Here are my absolute favorites: 

Rothco EMT pants

They are AWESOME. They look good, are extremely comfortable (I love how the waistband has an internal elastic component that allows for stretch - nice if you're bloated or gain a little weight). The pair I bought 2 years ago for search and rescue is still in excellent shape despite the extreme beatings they've had, likely much more than you'll do in regular ol' EMS... long mountain hikes in extreme weather and scrub oak up to my waist, rappelling and sitting around in a rock harness for hours, etc, and I wear them to this day. 
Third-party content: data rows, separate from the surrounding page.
diff --git a/svdss_amd/_lib.py b/svdss_amd/_lib.py
--- a/svdss_amd/_lib.py
+++ b/svdss_amd/_lib.py
@@ -182,6 +182,7 @@
     "svdss_aln_batch_cells": (_i64, [_p]),
     "svdss_aln_batch_kernel_ms": (C.c_double, [_p]),
     "svdss_aln_batch_launch_info": (C.c_int, [_p, _p]),
+    "svdss_aln_batch_band_info": (C.c_int, [_p, _p]),
     "svdss_aln_batch_fetch": (C.c_int, [_p, _p, _p, _p]),
     "svdss_aln_batch_free": (None, [_p]),
     "svdss_poa_consensus_batch": (C.c_int, [_p, _p, _p, _i64, _i32, C.POINTER(_p)]),
diff --git a/svdss_amd/csrc/aln_band.h b/svdss_amd/csrc/aln_band.h
--- /dev/null
+++ b/svdss_amd/csrc/aln_band.h
@@ -0,0 +1,150 @@
+#pragma once
+#include <cstddef>
+#include <cstdint>
+#include <vector>
+
+#ifdef __HIPCC__
+#define ALN_HD __host__ __device__
+#else
+#define ALN_HD
+#endif
+
+#define ALN_BAND_MIN_DEAD 128
+
+enum { ALN_FULL = 0, ALN_ONE_BAND = 1, ALN_CARRY = 2 };
+
+struct AlnBand {
+  int32_t lo, hi, c1, c2;
+  int32_t mode;
+};
+
+struct AlnScoring {
+  int m;
+  const int8_t* mat;
+  int q, e, q2, e2;
+};
+
+inline int64_t aln_gap(int64_t k, const AlnScoring& s) {
+  if (k <= 0) return 0;
+  const int64_t a = s.q + k * s.e, b = s.q2 + k * s.e2;
+  return a < b ? a : b;
+}
+
+inline AlnBand aln_band_full(int64_t ql, int64_t tl) {
+  AlnBand b;
+  b.lo = (int32_t)-tl;
+  b.hi = (int32_t)ql;
+  b.c1 = b.hi;
+  b.c2 = b.hi + 1;
+  b.mode = ALN_FULL;
+  return b;
+}
+
+inline bool aln_band_provable(const AlnScoring& s, int* M_out) {
+  int M = -128;
+  for (int k = 0; k < s.m * s.m; ++k) M = s.mat[k] > M ? s.mat[k] : M;
+  *M_out = M;
+  return M > 0 && s.q >= 0 && s.e >= 0 && s.q2 >= 0 && s.e2 >= 0;
+}
+
+inline int64_t aln_band_f(int64_t d, int64_t ql, int64_t tl, int M, const AlnScoring& s) {
+  const int64_t D = ql - tl;
+  return (int64_t)M * (ql < tl ? ql : tl) - aln_gap(d < 0 ? -d : d, s) - aln_gap(D - d < 0 ? d - D : D - d, s);
+}
+
+inline int64_t aln_band_slb(const uint8_t* q, int64_t ql, const uint8_t* t, int64_t tl, const AlnScoring& s, int64_t* x_out,
+                            std::vector<int32_t>& pre) {
+  const int64_t n = ql < tl ? ql : tl, D = ql - tl, k = D < 0 ? -D : D;
+  const int64_t qs = D > 0 ? D : 0, ts = D < 0 ? -D : 0;
+  pre.resize((size_t)n + 1);
+  int32_t acc = 0;
+  pre[0] = 0;
+  for (int64_t x = 0; x < n; ++x) { acc += s.mat[t[x] * s.m + q[x]]; pre[(size_t)x + 1] = acc; }
+  if (D == 0) { *x_out = 0; return acc; }
+  int64_t best = pre[(size_t)n], best_x = n;
+  int32_t suf = 0;
+  for (int64_t x = n - 1; x >= 0; --x) {
+    suf += s.mat[t[x + ts] * s.m + q[x + qs]];
+    const int64_t v = (int64_t)pre[(size_t)x] + suf;
+    if (v >= best) { best = v; best_x = x; }
+  }
+  *x_out = best_x;
+  return best - aln_gap(k, s);
+}
+
+inline AlnBand aln_band_plan_slb(int64_t ql, int64_t tl, const AlnScoring& s, int level, int64_t slb) {
+  AlnBand b = aln_band_full(ql, tl);
+  int M = 0;
+  if (level <= 0 || ql <= 0 || tl <= 0 || !aln_band_provable(s, &M)) return b;
+  const int64_t D = ql - tl;
+  const int64_t h0 = D < 0 ? D : 0, h1 = D < 0 ? 0 : D;
+  auto f = [&](int64_t d) { return aln_band_f(d, ql, tl, M, s); };
+  int64_t lo = h0, hi = h1, c1 = h0, c2 = h1;
+  while (lo - 1 >= -tl && f(lo - 1) >= slb) --lo;
+  while (hi + 1 <= ql && f(hi + 1) >= slb) ++hi;
+  while (c1 + 1 < h1 && f(c1 + 1) >= slb) ++c1;
+  while (c2 - 1 > c1 && f(c2 - 1) >= slb) --c2;
+  b.lo = (int32_t)lo;
+  b.hi = (int32_t)hi;
+  if (level >= 2 && c2 - c1 - 1 >= ALN_BAND_MIN_DEAD) {
+    b.c1 = (int32_t)c1;
+    b.c2 = (int32_t)c2;
+    b.mode = ALN_CARRY;
+  } else {
+    b.c1 = b.hi;
+    b.c2 = b.hi + 1;
+    b.mode = ALN_ONE_BAND;
+  }
+  return b;
+}
+
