template <typename GV>
__device__ __forceinline__ void emit_genomeskip_seq(int lane, int r, int cs, int dist, const Geo& G, const GV& gch,
                                                    gmapdp_pair* out, Tally& t) {
  if (dist >= kMicrointronLength) {
    if (lane == 0) put_pair(out, t.count, -1, -1, dist, ' ', ' ', ' ', ' ');
    t.count += 1;
    t.seen = true;
    return;
  }
  const int qp = G.qpos(r);
  for (int base = 0; base < dist; base += 64) {
    const int j = base + lane;
    const bool active = j < dist;
    const int gp = G.gpos(cs - j);
    const bool good = active && qp >= 0 && gp >= 0;
    const uint64_t mgood = ballot(good);
    if (good) {
      const char c2 = gch[cs - j];
      put_pair(out, t.count + lanes_below(mgood, lane), qp, gp, 0, ' ', '-', c2, c2);
    }
    const int nw = __popcll(mgood);
    t.count += nw;
    if (!t.seen) t.lead += nw;
  }
  t.score += kTopen + dist * kTindel;
  t.nopens += 1;
  t.nindels += dist;
}

template <typename DA, typename QV, typename GV>
__device__ __forceinline__ void traceback_local(int lane, const DA& dir, int& r, int& c, int endc, int lband,
                                                int uband, const Geo& G, const QV& q, const QV& quc, const GV& gch,
                                                const uint8_t* __restrict__ cons, gmapdp_pair* out, Tally& t) {
  auto gap = [&]() {
    if (r == 0) {
      if (c <= uband) {
        emit_genomeskip_seq(lane, 0, c, c, G, gch, out, t);
        c = 0;
      }
      return;
    }
    if (c == 0) {
      if (r <= lband) {
        emit_queryskip(lane, r, 0, r, G, q, out, t);
        r = 0;
      }
      return;
    }
    const uint32_t isV = dir(c, 1, r);
    const uint32_t isH = dir(c, 0, r);
    if (!isV && isH) {
      int n = 0;
      for (int base = 0;; base += 64) {
        const int j = base + lane;
        const bool cont = (c - j >= 1) && dir(c - j, 2, r);
        const uint64_t stop = ~ballot(cont);
        if (stop) { n = base + __ffsll((long long)stop) - 1; break; }
      }
      const int dist = n + 1;
      const int c_end = (c - n - 1) > 0 ? (c - n - 1) : 0;
      emit_genomeskip_seq(lane, r, c_end + dist, dist, G, gch, out, t);
      c = c_end;
    } else if (isV) {
      int n = 0;
      for (int base = 0;; base += 64) {
        const int j = base + lane;
        const bool cont = (r - j >= 1) && dir(c, 3, r - j);
        const uint64_t stop = ~ballot(cont);
        if (stop) { n = base + __ffsll((long long)stop) - 1; break; }
      }
// ... 150 lines not shown
    if (p < n) {
      const int4 rec = recs[n - 1 - p];
      const bool gap = rec.x == -1 && rec.y == -1;
      const char comp = (char)((rec.w >> 8) & 0xff);
      if (gap) {
      } else if (comp == ' ') {
        delta = kMismatch;
        eval = true;
      } else if (comp == '-') {
        indel = true;
        eval = true;
      } else {
        delta = kMatch;
      }
    }
    const int up = __shfl_up((int)indel, 1, 64);
    const bool before = (lane == 0) ? prev_indel : (up != 0);
    if (indel) delta = before ? kQindel : kQopen + kQindel;
    const int score = carry + wave_scan_add(lane, delta);
    const int hi = max(high, wave_scan_maxi(lane, score));
    if (eval) worst = min(worst, score - hi);
    carry = __shfl(score, 63, 64);
    high = __shfl(hi, 63, 64);
    prev_indel = __shfl((int)indel, 63, 64) != 0;
  }
  return wave_min_i(worst);
}
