#ifndef TSM_CLS_MINB
#define TSM_CLS_MINB 1
#endif
template <bool REVB>
__global__ void __launch_bounds__(256, TSM_CLS_MINB) k_classify_t(ScanParams p) {
  extern __shared__ __align__(16) uint32_t csm[];
  uint32_t* cls = csm;
  uint32_t* elut = csm + 256;
  uint8_t* cat_slot = reinterpret_cast<uint8_t*>(csm + 512);
  uint16_t* cat_off = reinterpret_cast<uint16_t*>(cat_slot + TSM_CAT_SLOTS);
  uint8_t* cat_blob = reinterpret_cast<uint8_t*>(cat_off + CLS_CAT_OFF_N);
  uint4* bq = reinterpret_cast<uint4*>(csm + 512 + CLS_CAT_WORDS);
  uint32_t* bqn = csm + 512 + CLS_CAT_WORDS + 4 * BQ_CAP;
  uint32_t* hist = bqn + 4;
  const bool use_smem = p.n_groups <= 16;
  for (int i = threadIdx.x; i < 256; i += blockDim.x) {
    const uint32_t c = (uint32_t)i;
    cls[i] = (is_w(c) ? CC_W : 0u) | (is_ident(c) ? CC_IDENT : 0u) | ((c == '(' || c == '\n') ? CC_STOP : 0u);
    elut[i] = c_elut[i];
  }
  for (int i = threadIdx.x; i < TSM_CAT_SLOTS; i += blockDim.x) cat_slot[i] = c_cat_slot[i];
  for (int i = threadIdx.x; i < TSM_CAT_NAMED + 1; i += blockDim.x) cat_off[i] = c_cat_off[i];
  for (int i = threadIdx.x; i < TSM_CAT_BLOB_LEN; i += blockDim.x) cat_blob[i] = (uint8_t)c_cat_blob[i];
  if (use_smem) for (int i = threadIdx.x; i < p.n_groups * TSM_K; i += blockDim.x) hist[i] = 0;
  if (threadIdx.x == 0) *bqn = 0;
  __syncthreads();
  auto count = [&](uint32_t f, int cat) {
    const uint32_t g = p.grp ? p.grp[f] : 0u;
    if (use_smem) atomicAdd(&hist[g * TSM_K + cat], 1u);
    else {
      atomicAdd(&p.counts[(size_t)g * TSM_K + cat], 1ull);
      atomicAdd(&p.counts[(size_t)p.n_groups * TSM_K + cat], 1ull);
    }
  };
  const uint32_t n = min(p.ctrl->n_cand, p.cand_cap), n0 = min(p.ctrl->cls_done, n);
  const bool want_ev = (p.flags & TSM_SCAN_ASSERT_EVENTS) != 0;
  constexpr bool revb = REVB;
  for (uint32_t i = n0 + blockIdx.x * blockDim.x + threadIdx.x; i < n; i += gridDim.x * blockDim.x) {
    const unsigned long long cd = p.cand[i];
    const uint32_t f = (uint32_t)(cd >> 32), line_off = (uint32_t)cd;
    const uint32_t size = (uint32_t)p.len[f];
    FileBytes rd(p.arena + (size_t)(uint32_t)p.off[f], line_off);
    uint32_t q = line_off;
    while (q < size && (cls[rd.get(q)] & CC_W)) ++q;
    const uint32_t t0 = q;
    uint32_t stop = size;
    for (uint32_t wb = t0 & ~7u; wb < size; wb += 8) {
      unsigned long long w = rd.word(wb >> 3);
      const unsigned long long x1 = w ^ 0x2828282828282828ull, x2 = w ^ 0x0A0A0A0A0A0A0A0Aull;
      const unsigned long long k7 = 0x7F7F7F7F7F7F7F7Full;
      unsigned long long z = (~(((x1 & k7) + k7) | x1 | k7)) | (~(((x2 & k7) + k7) | x2 | k7));
      if (wb < t0) z &= ~0ull << (8u * (t0 - wb));
      if (z) { stop = wb + ((uint32_t)__ffsll((long long)z) - 1u) / 8u; break; }
    }
    stop = min(stop, size);
    uint32_t last = stop;
    while (last > t0 && (cls[rd.get(last - 1)] & CC_W)) --last;
    uint32_t Ls = last;
    while (Ls > t0 && (cls[rd.get(Ls - 1)] & CC_IDENT)) --Ls;
    uint32_t tlen = last - t0;
    const uint32_t tlen_a = tlen, Ln = last - Ls;
    int cat = 0;
    bool done = false;
    uint32_t def_e0 = 0, def_en = 0;
    if (revb) {
      const bool macro = ident_eq(rd, Ls, Ln, "BOOST_CHECK", 11) || ident_eq(rd, Ls, Ln, "NTA_CHECK", 9);
      const bool bare6 = tlen == 6 && low_bytes(rd.get8(t0), 6) == 0x747265737361ull;
      const bool full = macro || p.ext[f] == TSM_EXT_JAVA;
      uint32_t fe = last;
      if (full || ((macro || bare6) && stop < size && rd.get(stop) == '(')) {
        uint32_t le = stop;
        while (le < size && rd.get(le) != '\n') ++le;
        fe = le;
        while (fe > t0 && (cls[rd.get(fe - 1)] & CC_W)) --fe;
      }
      if (ident_eq(rd, Ls, Ln, "BOOST_CHECK_EQUAL", 17)) { cat = 1; done = true; }
      else if ((macro || bare6) && stop < size && rd.get(stop) == '(') {
        uint32_t x = stop + 1;
        while (x < fe && (cls[rd.get(x)] & CC_W)) ++x;
        if (x < fe && rd.get(x) == '!' && !(x + 1 < fe && rd.get(x + 1) == '=')) cat = 4;
        else cat = bare_assert_category(rd, x, fe > x ? fe - x : 0u, elut, macro ? 0 : 3, false);
        done = true;
      }
      if (full) tlen = fe - t0;
    }
    if (Ln >= 7) {
      const unsigned long long h7 = low_bytes(rd.get8(Ls), 7);
      if (h7 == 0x5F544345505845ull || h7 == 0x5F545245535341ull) { cat = stem_lookup(rd, Ls + 7, Ln - 7); done = true; }
    }
    if (!done && tlen_a >= 6) {
      const unsigned long long h = rd.get8(t0);
      const bool a6 = low_bytes(h, 6) == 0x747265737361ull;
      if (a6 && tlen_a == 6) { cat = 3; done = true; }
      else if (a6 && tlen_a >= 8 && ((h >> 48) & 0xFF) == 0x20) {
        done = true;
        def_e0 = t0 + 7; def_en = tlen_a - 7;
      }
    }
    if (!done && Ln >= 6) {
      const unsigned long long h = rd.get8(Ls);
      if (low_bytes(h, 6) == 0x747265737361ull) {
        if (Ln == 7 && ((h >> 48) & 0xFF) == '_') cat = 3;
        else {
          cat = TSM_CAT_OTHER;
          uint32_t hh = 0x811C9DC5u;
          for (uint32_t j = 0; j < Ln; j += 8) {
            unsigned long long w = rd.get8(Ls + j);
            const uint32_t nb = min(8u, Ln - j);
#pragma unroll
            for (uint32_t k = 0; k < 8; ++k) {
              if (k < nb) hh = (hh ^ ((uint32_t)w & 0xFFu)) * 0x01000193u;
              w >>= 8;
            }
          }
          const int id = cat_slot[(hh * TSM_CAT_HASH_MULT) >> 23];
          if (id && (uint32_t)(cat_off[id + 1] - cat_off[id]) == Ln) {
            const uint8_t* name = cat_blob + cat_off[id];
            bool ok = true;
            for (uint32_t j = 0; j < Ln; j += 8) {
              unsigned long long w = rd.get8(Ls + j);
              const uint32_t nb = min(8u, Ln - j);
              for (uint32_t k = 0; k < nb; ++k) { ok &= ((uint32_t)w & 0xFFu) == (uint32_t)name[j + k]; w >>= 8; }
            }
            if (ok) cat = id;
          }
        }
      }
    }
    uint32_t ev_slot = 0xFFFFFFFFu;
    if (want_ev) {
      unsigned long long hacc = 0; uint32_t hr = 0;
      for (uint32_t j = 0; j < tlen; ++j) {
        hacc = fold61(hacc + rotl61((unsigned long long)rd.get(t0 + j), hr));
        hr += 8; if (hr >= 61) hr -= 61;
      }
      const uint32_t slot = atomicAdd(&p.ctrl->n_aev, 1u);
      if (slot < p.aev_cap) {
        tsm_assert_event ev;
        ev.file = f; ev.line_off = line_off; ev.stmt_off = t0;
        ev.stmt_len = (uint16_t)min(tlen, 65535u); ev.cat = (uint16_t)cat;
        ev.ident_off = Ls; ev.ident_len = (uint16_t)min(Ln, 65535u); ev.pad = 0;
        ev.stmt_hash = mix_hash(canon61(hacc), tlen);
        p.aev[slot] = ev;
        ev_slot = slot;
      } else p.ctrl->overflow = 1;
    }
    if (def_en) {
      const uint32_t slot = atomicAdd(bqn, 1u);
      if (slot < BQ_CAP) { bq[slot] = make_uint4(f, def_e0, def_en, ev_slot); continue; }
      cat = bare_assert_category(rd, def_e0, def_en, elut);
      if (ev_slot != 0xFFFFFFFFu) p.aev[ev_slot].cat = (uint16_t)cat;
    }
    count(f, cat);
  }
  __syncthreads();
  {
    const uint32_t nq = min(*bqn, BQ_CAP);
    for (uint32_t t = threadIdx.x; t < nq; t += blockDim.x) {
      const uint4 e = bq[t];
      FileBytes rd(p.arena + (size_t)(uint32_t)p.off[e.x], e.y);
      const int cat = bare_assert_category(rd, e.y, e.z, elut);
      if (e.w != 0xFFFFFFFFu) p.aev[e.w].cat = (uint16_t)cat;
      count(e.x, cat);
    }
  }
  if (p.cls_last) {
    unsigned long long t0 = 0, t1 = 0, t2 = 0, t3 = 0;
    for (int f = blockIdx.x * blockDim.x + threadIdx.x; f < p.n_files; f += gridDim.x * blockDim.x) {
      const tsm_file_stat s = p.stats[f];
      t0 += s.n_lines; t1 += s.n_assert; t2 += s.n_headers; t3 += s.n_fixture;
    }
#pragma unroll
    for (int d = 16; d; d >>= 1) {
      t0 += __shfl_xor_sync(0xffffffffu, t0, d); t1 += __shfl_xor_sync(0xffffffffu, t1, d);
      t2 += __shfl_xor_sync(0xffffffffu, t2, d); t3 += __shfl_xor_sync(0xffffffffu, t3, d);
    }
    if ((threadIdx.x & 31) == 0) {
      unsigned long long* tot = p.counts + (size_t)(p.n_groups + 1) * TSM_K;
      if (t0) atomicAdd(&tot[0], t0);
      if (t1) atomicAdd(&tot[1], t1);
      if (t2) atomicAdd(&tot[2], t2);
      if (t3) atomicAdd(&tot[3], t3);
    }
  }
  if (use_smem) {
    __syncthreads();
    for (int i = threadIdx.x; i < p.n_groups * TSM_K; i += blockDim.x) {
      const uint32_t v = hist[i];
      if (v) {
        atomicAdd(&p.counts[i], (unsigned long long)v);
        atomicAdd(&p.counts[(size_t)p.n_groups * TSM_K + (i & (TSM_K - 1))], (unsigned long long)v);
      }
    }
  }
}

They're so good that I'm about to buy a pair to have them altered into shorts because I need shorts for my amusement park job and I simply cannot find a comfortable, well-fitting pair of BDU or EMT shorts.


----------



## Epi-do (Jun 8, 2009)

I wear Aspin Mills, but have also heard good things about Elbeco's Ladies Choice line.


----------



## WannaBeFlight (Jun 8, 2009)

I went today and found one pair or womens Liberty pants... The waist was tiny and the butt and legs were HUGE!  They obviously werent the best pants made. I am looking into the ****ies line. I have all ****ies scrubs and like their jeans... Thanks for the brand names, I will definately keep looking into them. I really appreciate it!


----------



## WannaBeFlight (Jun 8, 2009)

atropine said:


> I like women with no pants, lol



There always one in every group!


----------



## Hal9000 (Jun 8, 2009)

My ladyfriend, who also works EMS, enjoys the 5.11 EMS pants for ladies. She doesn't bother having an account or posting here, but she's very passionate about the issue, so I posted this for her.


----------



## WannaBeFlight (Jun 8, 2009)

Hal9000 said:


> My ladyfriend, who also works EMS, enjoys the 5.11 EMS pants for ladies. She doesn't bother having an account or posting here, but she's very passionate about the issue, so I posted this for her.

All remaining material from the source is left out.